GPU container for semi-auto annotation fails deploying

cvat-ai / cvat

Annotate better with CVAT, the industry-leading data engine for machine learning. Used and trusted by teams at any scale, for data of any scale.

https://cvat.ai

MIT License

12.73k stars 3.02k forks source link

GPU container for semi-auto annotation fails deploying #5170

Open journeytosilius opened 2 years ago

journeytosilius commented 2 years ago

When following:

https://opencv.github.io/cvat/docs/administration/advanced/installation_automatic_annotation/

nuctl deploy --project-name cvat \
  --path serverless/tensorflow/matterport/mask_rcnn/nuclio \
  --platform local --base-image tensorflow/tensorflow:1.15.5-gpu-py3 \
  --desc "GPU based implementation of Mask RCNN on Python 3, Keras, and TensorFlow." \
  --image cvat/tf.matterport.mask_rcnn_gpu \
  --triggers '{"myHttpTrigger": {"maxWorkers": 1}}' \
  --resource-limit nvidia.com/gpu=1

W: GPG error: https://developer.download.nvidia.com/compute/cuda/repos/ubuntu1804/x86_64  InRelease: The following signatures couldn't be verified because the public key is not available: NO_PUBKEY A4B469963BF863CC
E: The repository 'https://developer.download.nvidia.com/compute/cuda/repos/ubuntu1804/x86_64  InRelease' is no longer signed.

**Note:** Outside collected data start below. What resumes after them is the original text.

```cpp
void wh_launch_dec_cross_attn_es3(hipStream_t s, const float* qe, const void* E, void* out, int S, int e_rows, int B, int mpad, bool stream_nt, int n_cus) {
    static const int nl = env_int("WH_ES3_LOADERS", 2);
    launch(s, persistent_grid(B, n_cus), nl != 1, stream_nt, E3_F.lds(), [](auto AUX, auto NL) { return k_dec_cross_attn_es3<decltype(AUX)::value, decltype(NL)::value>; },
           qe, (const unsigned char*)E, (h2*)out, S, e_rows, mpad, B);
}

void wh_launch_layernorm_es3(hipStream_t s, const float* x, const float* w, const float* b, void* y, long rows, int in_blk, int out_blk) {
    hipLaunchKernelGGL(k_layernorm_es3, dim3((unsigned)((rows + 3) / 4)), dim3(256), 0, s, x, w, b, (unsigned char*)y, rows, in_blk, out_blk);
}
```

### whisper-rust-ort_amd/csrc/wh_cross_es8.hip

```cpp
#include <stdlib.h>

#include <algorithm>

#include "wh_common.h"
#include "wh_es_common.h"
#include "wh_kernels.h"

namespace {

using namespace wh_es;

constexpr int E8_D = D;
constexpr int E8_ROWB = E8_D;
constexpr Format E8_F = {32, 32 * E8_ROWB, 5, true, 36};

template <int AUX, int NL>
__global__ __launch_bounds__(256 + 64 * NL, 1) void k_dec_cross_attn_es8(const float* __restrict__ qe, const unsigned char* __restrict__ E, bf16* __restrict__ out,
                                                                int S, int e_rows, int mpad, int B) {
    constexpr int TK = E8_F.tk, TILEB = E8_F.tileb, SCP = E8_F.scp;
    extern __shared__ __attribute__((aligned(16))) char smem[];
    float* sc = carve<E8_F>(smem).sc;
    float* Qs = carve<E8_F>(smem).Qs;
    const int tid = threadIdx.x, lane = tid & 63;
    const int wave = __builtin_amdgcn_readfirstlane(tid >> 6);
// ... 141 lines not shown
    const f32x4 a = *reinterpret_cast<const f32x4*>(xr), b = *reinterpret_cast<const f32x4*>(xr + 4);
    float s = 0.0f;
#pragma unroll
    for (int u = 0; u < 4; u++) s += a[u] + b[u];
    const float mean = wave_sum(s) * (1.0f / E8_D);
    float q = 0.0f;
#pragma unroll
    for (int u = 0; u < 4; u++) { q += (a[u] - mean) * (a[u] - mean); q += (b[u] - mean) * (b[u] - mean); }
    const float rstd = rsqrtf(wave_sum(q) * (1.0f / E8_D) + 1e-5f);
    const f32x4 g0 = *reinterpret_cast<const f32x4*>(gamma + lane * 8), g1 = *reinterpret_cast<const f32x4*>(gamma + lane * 8 + 4);
    const f32x4 c0 = *reinterpret_cast<const f32x4*>(beta + lane * 8), c1 = *reinterpret_cast<const f32x4*>(beta + lane * 8 + 4);
    float v[8];
#pragma unroll
    for (int u = 0; u < 4; u++) { v[u] = (a[u] - mean) * rstd * g0[u] + c0[u]; v[4 + u] = (b[u] - mean) * rstd * g1[u] + c1[u]; }
#pragma unroll
    for (int u = 0; u < 8; u++) v[u] = fminf(fmaxf(v[u], -448.0f), 448.0f);
    const wh_u32x2 o = {pack4(v[0], v[1], v[2], v[3]), pack4(v[4], v[5], v[6], v[7])};
    const long clip = r / S, key = r % S;
    *reinterpret_cast<wh_u32x2*>(out + (clip * e_rows + key) * E8_D + lane * 8) = o;
}

}

void wh_launch_dec_cross_attn_es8(hipStream_t s, const float* qe, const void* E, void* out, int S, int e_rows, int B, int mpad, bool stream_nt, int n_cus) {
    static const int nl = env_int("WH_ES8_LOADERS", 1);
    launch(s, persistent_grid(B, n_cus), nl != 1, stream_nt, E8_F.lds(), [](auto AUX, auto NL) { return k_dec_cross_attn_es8<decltype(AUX)::value, decltype(NL)::value>; },
           qe, (const unsigned char*)E, (bf16*)out, S, e_rows, mpad, B);
}

void wh_launch_layernorm_es8(hipStream_t s, const float* x, const float* gamma, const float* beta, void* out, long rows, int S, int e_rows) {
    hipLaunchKernelGGL(k_layernorm_es8, dim3((unsigned)((rows + 3) / 4)), dim3(256), 0, s, x, gamma, beta, (unsigned char*)out, rows, S, e_rows);
}
```

### whisper-rust-ort_amd/csrc/wh_ctx.cpp

```cpp
#include "wh_host_shared.h"

using namespace wh;

namespace wh {

int fail(wh_ctx* c, int code, const char* fmt, ...) {
    char buf[1024];
    va_list ap;
    va_start(ap, fmt);
    vsnprintf(buf, sizeof buf, fmt, ap);
    va_end(ap);
    if (c) c->err = buf;
    wh_set_error("%s", buf);
    return code;
}

void prof_reset(wh_ctx* c) {
    for (int g = 0; g < WH_KG_COUNT; g++) { c->prof_used[g] = 0; c->prof_ms[g] = 0; c->prof_launches[g] = 0; }
}
void prof_collect(wh_ctx* c) {
    if (!c->prof) return;
    for (int g = 0; g < WH_KG_COUNT; g++) {
        double ms = 0;
        for (size_t i = 0; i < c->prof_used[g]; i++) {
// ... 119 lines not shown
        (opts->dec_cu_mask_words && mask_bits(opts->dec_cu_mask, opts->dec_cu_mask_words) == 0)) {
        wh_set_error("wh_ctx_create_ex: a CU mask with no bit set would leave its stream without compute units");
        return WH_ERR_ARG;
    }
    auto xcds_covered = [](const uint32_t* w, size_t n) { unsigned seen = 0; for (size_t i = 0; i < n * 32; i++) if (w[i >> 5] >> (i & 31) & 1) seen |= 1u << (i & 7); return seen == 0xFFu; };
    if ((opts->enc_cu_mask_words && !xcds_covered(opts->enc_cu_mask, opts->enc_cu_mask_words)) ||
        (opts->dec_cu_mask_words && !xcds_covered(opts->dec_cu_mask, opts->dec_cu_mask_words))) {
        wh_set_error("wh_ctx_create_ex: a CU mask must select at least one compute unit of every XCD (bit i = compute unit i / 8 of XCD i %% 8)");
        return WH_ERR_ARG;
    }
    WH_HIP_CHECK(hipSetDevice(m->device));
    int n_cus = 0;
    WH_HIP_CHECK(hipDeviceGetAttribute(&n_cus, hipDeviceAttributeMultiprocessorCount, m->device));
    const bool enc_masked = opts->enc_cu_mask_words && (int)mask_bits(opts->enc_cu_mask, opts->enc_cu_mask_words) < n_cus;
    const bool dec_masked = opts->dec_cu_mask_words && (int)mask_bits(opts->dec_cu_mask, opts->dec_cu_mask_words) < n_cus;
    auto* c = new wh_ctx();
    c->m = m;
    c->max_batch = max_batch;
    c->dec_cus = dec_masked ? (int)mask_bits(opts->dec_cu_mask, opts->dec_cu_mask_words) : n_cus;
    if (dec_masked) c->dec_mask.assign(opts->dec_cu_mask, opts->dec_cu_mask + opts->dec_cu_mask_words);
    if (const char* e = getenv("WH_DEC_SPLIT")) c->split_mode = atoi(e) != 0;
    if (const char* e = getenv("WH_DEC_SPLIT_ROWS")) c->split_rows = std::max(0, atoi(e));
    if (const char* e = getenv("WH_DEC_SPLIT_CUS")) c->split_cus = std::max(1, atoi(e));
    if (const char* e = getenv("WH_DEC_FREE")) c->free_mode = atoi(e) != 0;
    if (const char* e = getenv("WH_DEC_FREE_EB")) c->free_eb = atoi(e) != 0;
    c->no_graph = getenv("WH_NO_GRAPH") != nullptr;
    c->sync_every_pos = getenv("WH_SYNC_EVERY_POS") != nullptr;
    c->al.timing = getenv("WH_ALIGN_TIMING") != nullptr;
    c->bm.timing = getenv("WH_BEAM_TIMING") != nullptr;
    c->sm.timing = getenv("WH_SAMPLE_TIMING") != nullptr;
    c->sc.timing = getenv("WH_SCORE_TIMING") != nullptr;
    const wh_dims& D = m->dims;
    const size_t B = max_batch, d = D.d_model, S = D.n_audio_ctx, F = D.ffn, C = D.n_mels, esz = m->esz;
    const size_t Ld = D.dec_layers, H = D.n_heads, TC = D.n_text_ctx;
    c->ldv = (int)align_up(S, 64);
    c->tok_ld = D.n_text_ctx + 1;
    c->mpad = (int)align_up(B, B > 16 ? 64 : 16);
    c->cross_splits = (int)std::min<size_t>(32, std::max<size_t>(1, 256 / B));
    if (m->prec == WH_PREC_BF16 && d > 512 && d % 256 == 0)
        c->cross_splits = (int)std::min<size_t>(32, std::max<size_t>(1, 512 / (B * (d / 256))));
    const size_t n_tiles = (D.vocab + 15) / 16;
    Carver cv;
    const size_t o_pcm = cv.take(B * WH_CLIP_SAMPLES * 4), o_raw = cv.take(B * C * RAW_LD * 4);
    const size_t o_melstage = cv.take(C * WH_N_FRAMES * 4);
    const size_t o_melT = cv.take((B * TOK_ROWS * C + 256) * esz), o_h1 = cv.take((B * H1_ROWS * d + 256) * esz);
    const size_t o_x = cv.take(B * S * d * 4), o_xn = cv.take(B * S * d * esz), o_qk = cv.take(B * S * 2 * d * esz);
// ... 200 lines not shown

int wh_ctx_cross_mode(const wh_ctx* c) { return c ? (c->cross_es ? 1 : 0) : -1; }

extern "C" int wh_debug_set_es_pad(wh_ctx* c, int pad_rows) {
    if (!c || !c->cross_es || pad_rows < 0 || c->m->dims.n_audio_ctx + pad_rows > c->es_rows_cap) return WH_ERR_ARG;
    c->es_rows = c->m->dims.n_audio_ctx + pad_rows;
    c->have_enc = false;
    return WH_OK;
}

extern "C" int wh_debug_set_step_split(wh_ctx* c, int rows) {
    if (!c || rows < 0) return WH_ERR_ARG;
    c->dbg_split = rows;
    return WH_OK;
}
extern "C" int wh_debug_get_step_split(const wh_ctx* c) { return c ? c->last_split : -1; }
extern "C" int wh_debug_set_step_free(wh_ctx* c, int on) {
    if (!c) return WH_ERR_ARG;
    c->dbg_free = on != 0;
    return WH_OK;
}
extern "C" int wh_debug_get_step_free(const wh_ctx* c) { return c ? c->last_free : -1; }

const char* wh_last_error(const wh_ctx* c) { return c ? c->err.c_str() : wh_global_error().c_str(); }

int wh_get_timings(const wh_ctx* c, wh_timing* out) {
    if (!c || !out) return WH_ERR_ARG;
    *out = c->timing;
    return WH_OK;
}

int wh_profile_enable(wh_ctx* c, int group_mask) {
    if (!c) return WH_ERR_ARG;
    c->prof = (group_mask & 0xFFFF) != 0;
    c->prof_mask = group_mask & 0xFFFF;
    c->prof_stride = (group_mask >> 16) & 0xFFFF;
    return WH_OK;
}
int wh_profile_get(const wh_ctx* c, double* ms, int64_t* launches) {
    if (!c || !ms || !launches) return WH_ERR_ARG;
    for (int g = 0; g < WH_KG_COUNT; g++) { ms[g] = c->prof_ms[g]; launches[g] = c->prof_launches[g]; }
    return WH_OK;
}

}
```

### whisper-rust-ort_amd/csrc/wh_es_common.h

```cpp
#pragma once
#include <stdlib.h>

#include <algorithm>
#include <type_traits>

#include "wh_common.h"
#include "wh_kernels.h"

namespace wh_es {

typedef const __attribute__((address_space(1))) void* gptr_t;
typedef __attribute__((address_space(3))) void* lptr_t;

constexpr int D = 512, H = 8;
constexpr float LOG2E = 1.44269504088896341f;
constexpr float REM = 16.0f, REM_INV = 1.0f / 16.0f;

template <int N> __device__ __forceinline__ void wait_vm() { asm volatile("s_waitcnt vmcnt(%0)" ::"n"(N) : "memory"); }
template <int AUX>
__device__ __forceinline__ void glds16(const void* src, char* lds_wave_base) {
    __builtin_amdgcn_global_load_lds((gptr_t)src, (lptr_t)lds_wave_base, 16, 0, AUX);
}
__device__ __forceinline__ int swz8(int r) { return (r & 15) ^ (((r >> 4) & 1) << 3); }
__device__ __forceinline__ float ror8(float v) {
// ... 215 lines not shown
}

template <typename Store>
__device__ __forceinline__ void layernorm_row(const float* __restrict__ x, const float* __restrict__ w, const float* __restrict__ b, long rows, int in_blk, int out_blk, Store store) {
    const long row = (long)blockIdx.x * 4 + (threadIdx.x >> 6);
    if (row >= rows) return;
    const int lane = threadIdx.x & 63, c = lane * 8;
    const float* xr = x + row * D;
    const f32x4 v0 = __builtin_nontemporal_load(reinterpret_cast<const f32x4*>(xr + c)), v1 = __builtin_nontemporal_load(reinterpret_cast<const f32x4*>(xr + c + 4));
    const float mean = dpp_wave_sum((v0[0] + v0[1] + v0[2] + v0[3]) + (v1[0] + v1[1] + v1[2] + v1[3])) / (float)D;
    float q = 0.0f;
#pragma unroll
    for (int e = 0; e < 4; e++) { const float t0 = v0[e] - mean, t1 = v1[e] - mean; q += t0 * t0; q += t1 * t1; }
    const float rstd = rsqrtf(dpp_wave_sum(q) / (float)D + 1e-5f);
    const f32x4 w0 = *reinterpret_cast<const f32x4*>(w + c), w1 = *reinterpret_cast<const f32x4*>(w + c + 4);
    const f32x4 b0 = *reinterpret_cast<const f32x4*>(b + c), b1 = *reinterpret_cast<const f32x4*>(b + c + 4);
    f32x8 o;
#pragma unroll
    for (int e = 0; e < 4; e++) { o[e] = (v0[e] - mean) * rstd * w0[e] + b0[e]; o[4 + e] = (v1[e] - mean) * rstd * w1[e] + b1[e]; }
    store(in_blk > 0 ? (row / in_blk) * out_blk + row % in_blk : row, c, o);
}
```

Is there a published solution to this ? Thanks

GalymzhanAbdimanap commented 2 years ago

I have the same problem, have you solved it?

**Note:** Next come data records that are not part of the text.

class DeviceCSC:

    n_users = None

    def __init__(self, nv, ne, col_end, src, weight=None):
        self.nv, self.ne = nv, ne
        self.col_end, self.src, self.weight = col_end, src, weight

    @classmethod
    def rmat(cls, scale, ne, seed=1, device="cuda", sym=False):
        nv = 1 << scale
        s = _stream()
        npairs = ne // 2 if sym else ne
        esrc = torch.empty(npairs, dtype=U32, device=device)
        edst = torch.empty(npairs, dtype=U32, device=device)
        ng.rmat_edges(s, seed, scale, npairs, esrc, edst)
        if sym:
            esrc, edst = (torch.cat([esrc, edst]), torch.cat([edst, esrc]))
        g = cls._from_device_edges(nv, npairs * 2 if sym else ne, esrc,
                                   edst, None, device)
        return g

    @classmethod
    def rmat_folded(cls, nv, ne, seed=1, device="cuda", sym=False):
        scale = 0
        while (1 << scale) < nv:
            scale += 1
        s = _stream()
        npairs = ne // 2 if sym else ne
        esrc = torch.empty(npairs, dtype=U32, device=device)
        edst = torch.empty(npairs, dtype=U32, device=device)
        ng.rmat_edges_folded(s, seed, scale, nv, npairs, esrc, edst)
        if sym:
            esrc, edst = (torch.cat([esrc, edst]), torch.cat([edst, esrc]))
        return cls._from_device_edges(nv, npairs * 2 if sym else ne, esrc,
                                      edst, None, device)

# ... 213 lines not shown
            return
        (self.n0, self.n1, self.n2, self.nbig, self.bin0, self.bin1,
         self.bin2, self.bin2v) = _bins_for(self.row_ptr, self.vp, self.ep,
                                            self.device)

    def pull_bounds(self, shift):
        bounds = set(range(0, self.nv, 1 << shift)) | {self.nv}
        if self.nparts > 1 and self.vp > 0:
            for q in range(self.nparts):
                if self.verts_all[q]:
                    bounds |= {self.row_left_all[q],
                               self.row_right_all[q] + 1}
        return sorted(bounds)

    def prepare_pull(self, force_shift=None):
        self.build_bins()
        if getattr(self, "blocks", None) is not None:
            return
        shift = force_shift if force_shift is not None else int(
            __import__("os").environ.get("LUX_BLOCK_SHIFT", LLC_BLOCK_SHIFT))
        if force_shift is None and torch.cuda.is_available() \
                and self.vp > 0:
            free, _total = torch.cuda.mem_get_info(self.device)
            while shift < 30:
                sb = len(self.pull_bounds(shift)) - 1
                need = 12 * sb * self.vp + 4 * self.ep
                if need < free * 0.85:
                    break
                shift += 1
        bounds = self.pull_bounds(shift)
        if self.ep == 0 or len(bounds) <= 2:
            self.blocks = None
            return
        if force_shift is None and self.nv <= (1 << shift) \
                and self.nparts == 1:
            self.blocks = None
            return
        self.build_blocked(bounds)

    def prepare_pull_slots(self):
        if getattr(self, "slot_srcs", None) is not None:
            return True
        self.prepare_pull()
        if not self.blocks and self.ep >= (1 << 32):
            return False
        device, s, vp = self.device, _stream(), self.vp
        before = torch.cuda.memory_allocated(device)
        self.na = 0
        self.active = torch.empty(1, dtype=U32, device=device)
        self.slot_srcs = []
        if vp == 0 or self.ep == 0:
            self.slot_bytes = 0
            return True
        flags = torch.empty(vp, dtype=U32, device=device)
        ng.pull_active_flags(s, vp, self.row_ptr, flags)
        ends = torch.empty(vp, dtype=U64, device=device)
        partials = torch.empty(ng.scan_partials_size(vp), dtype=U64,
                               device=device)
        ng.scan_end_offsets(s, vp, flags, ends, partials)
        self.na = int(ends[vp - 1].item())
        self.active = torch.empty(max(self.na, 1), dtype=U32, device=device)
        ng.pull_active_list(s, vp, flags, ends, self.active)
        if self.blocks:
            srcs = self.blocks
        else:
            srcs = [dict(row_ptr=self.row_ptr, row_u32=0, col=self.col,
                         n0=self.n0, n1=self.n1, n2=self.n2, bin0=self.bin0,
                         bin1=self.bin1, bin2=self.bin2)]
        for src in srcs:
            for k, build in (("0", ng.pull_build_slots),
                             ("1", ng.pull_build_slots),
                             ("2", ng.pull_build_hub_slots)):
                n = src["n" + k]
                cidx = torch.empty(max(n, 1), dtype=U32, device=device)
                rng = torch.empty(max(2 * n, 2), dtype=U32, device=device)
                build(s, n, src["bin" + k], src["row_ptr"],
                      src.get("row_u32", 0), ends, cidx, rng)
                src["cidx" + k], src["rng" + k] = cidx, rng
            self.slot_srcs.append(src)
        torch.cuda.synchronize()
        del flags, ends, partials
        self.slot_bytes = torch.cuda.memory_allocated(device) - before
        return True

    def build_blocked(self, bounds):
        import os
        device = self.device
        s = _stream()
        vp, ep = self.vp, self.ep
        sb = len(bounds) - 1
        cap = int(os.environ.get("LUX_BLOCK_GROUP_SLOTS", "0") or 0)
        if not cap and torch.cuda.is_available():
            free, _total = torch.cuda.mem_get_info(device)
            cap = int(max(free - 4 * ep - (2 << 30), 1 << 30) * 0.85) // 12
        bpg = sb if not cap else max(1, min(sb, cap // max(vp, 1)))
        blk_col = torch.empty(max(ep, 1), dtype=U32, device=device)
        self.blocks = []
        global_begin = 0
        for g0 in range(0, sb, bpg):
            g1 = min(sb, g0 + bpg)
            nb = g1 - g0
            slots = nb * vp
            bounds_g = torch.tensor(bounds[g0:g1 + 1], dtype=U32,
                                    device=device)
            counts = torch.zeros(slots, dtype=U32, device=device)
            ng.blocked_count(s, ep, self.col, self.row_ptr, vp, bounds_g,
                             nb + 1, counts, lo=bounds[g0], hi=bounds[g1])
            cursor = torch.zeros(slots + 1, dtype=U64, device=device)
            partials = torch.empty(ng.scan_partials_size(slots), dtype=U64,
                                   device=device)
            ng.scan_end_offsets(s, slots, counts,
                                cursor.narrow(0, 1, slots), partials)
            torch.cuda.synchronize()
            del counts, partials
            torch.cuda.empty_cache()
            if global_begin:
                cursor += global_begin
            ng.blocked_scatter(s, ep, self.col, self.row_ptr, vp, bounds_g,
                               nb + 1, cursor.narrow(0, 0, slots), blk_col,
                               lo=bounds[g0], hi=bounds[g1])
            ends = cursor.narrow(0, 0, slots)
            begin = global_begin
            for b in range(nb):
                end = int(ends[(b + 1) * vp - 1].item())
                if end == begin:
                    continue
                row_ptr_b = torch.empty(vp + 1, dtype=U64, device=device)
                ng.local_row_ptr(s, vp, begin, ends.narrow(0, b * vp, vp),
                                 row_ptr_b)
                col_b = blk_col.narrow(0, begin, end - begin)
                n0, n1, n2, nbig, b0, b1, b2, b2v = _bins_for(
                    row_ptr_b, vp, end - begin, device, compact=True)
                row32 = torch.empty(vp + 1, dtype=U32, device=device)
                ng.u64_to_u32(s, vp + 1, row_ptr_b, row32)
                del row_ptr_b
                gb = g0 + b
                owner = -1
                if self.nparts > 1:
                    for q in range(self.nparts):
                        if self.verts_all[q] \
                                and bounds[gb] >= self.row_left_all[q] \
                                and bounds[gb + 1] \
                                <= self.row_right_all[q] + 1:
                            owner = q
                            break
                local = self.nparts > 1 and owner == self.p
                self.blocks.append(dict(row_ptr=row32, row_u32=1, col=col_b,
                                        n0=n0, n1=n1, n2=n2, nbig=nbig,
                                        bin0=b0, bin1=b1, bin2=b2,
                                        bin2v=b2v, local=local,
                                        owner=owner))
                begin = end
            global_begin = int(ends[slots - 1].item())
            del ends, cursor
        self._blk_col = blk_col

nmanovic commented 1 year ago

@yasakova-anastasia , could you please check if we still have the issue?

JoshuaRiddell commented 1 year ago

I just ran into this, it looks to be related to NVIDIA rotating their APT keys. https://forums.developer.nvidia.com/t/invalid-public-key-for-cuda-apt-repository/212901

I managed to get it to build and deploy with tensorflow/tensorflow:2.10.0-gpu, but I had trouble executing it. I'm on my first install though so I'm currently trying other models to see if it's a more general issue with my setup.

SergeySandler commented 1 year ago

@yasakova-anastasia, this issue is a duplicate of https://github.com/opencv/cvat/issues/4707. The Possible Solution described by the submitter of the issue #4707 works, just drop sudo. Inserting the following two lines at line 109 after WORKDIR kind/value pair:

        - kind: RUN
          value:apt-key del 7fa2af80 && apt-key adv --fetch-keys http://developer.download.nvidia.com/compute/cuda/repos/ubuntu1604/x86_64/3bf863cc.pub

in https://github.com/opencv/cvat/blob/develop/serverless/tensorflow/matterport/mask_rcnn/nuclio/function-gpu.yaml makes serverless/deploy_gpu.sh serverless/tensorflow/matterport/mask_rcnn to run without errors.

prnr commented 1 year ago

I tried this method, but the process stopped at [nuctl.platform (I) Building docker image {"image": "cvat/tf.matterport.mask_rcnn_gpu:latest"}] (more than 24 hours) and it doesn't proceed anymore. Other DL models could be deployed without any problems, but only TF models are having a hard time.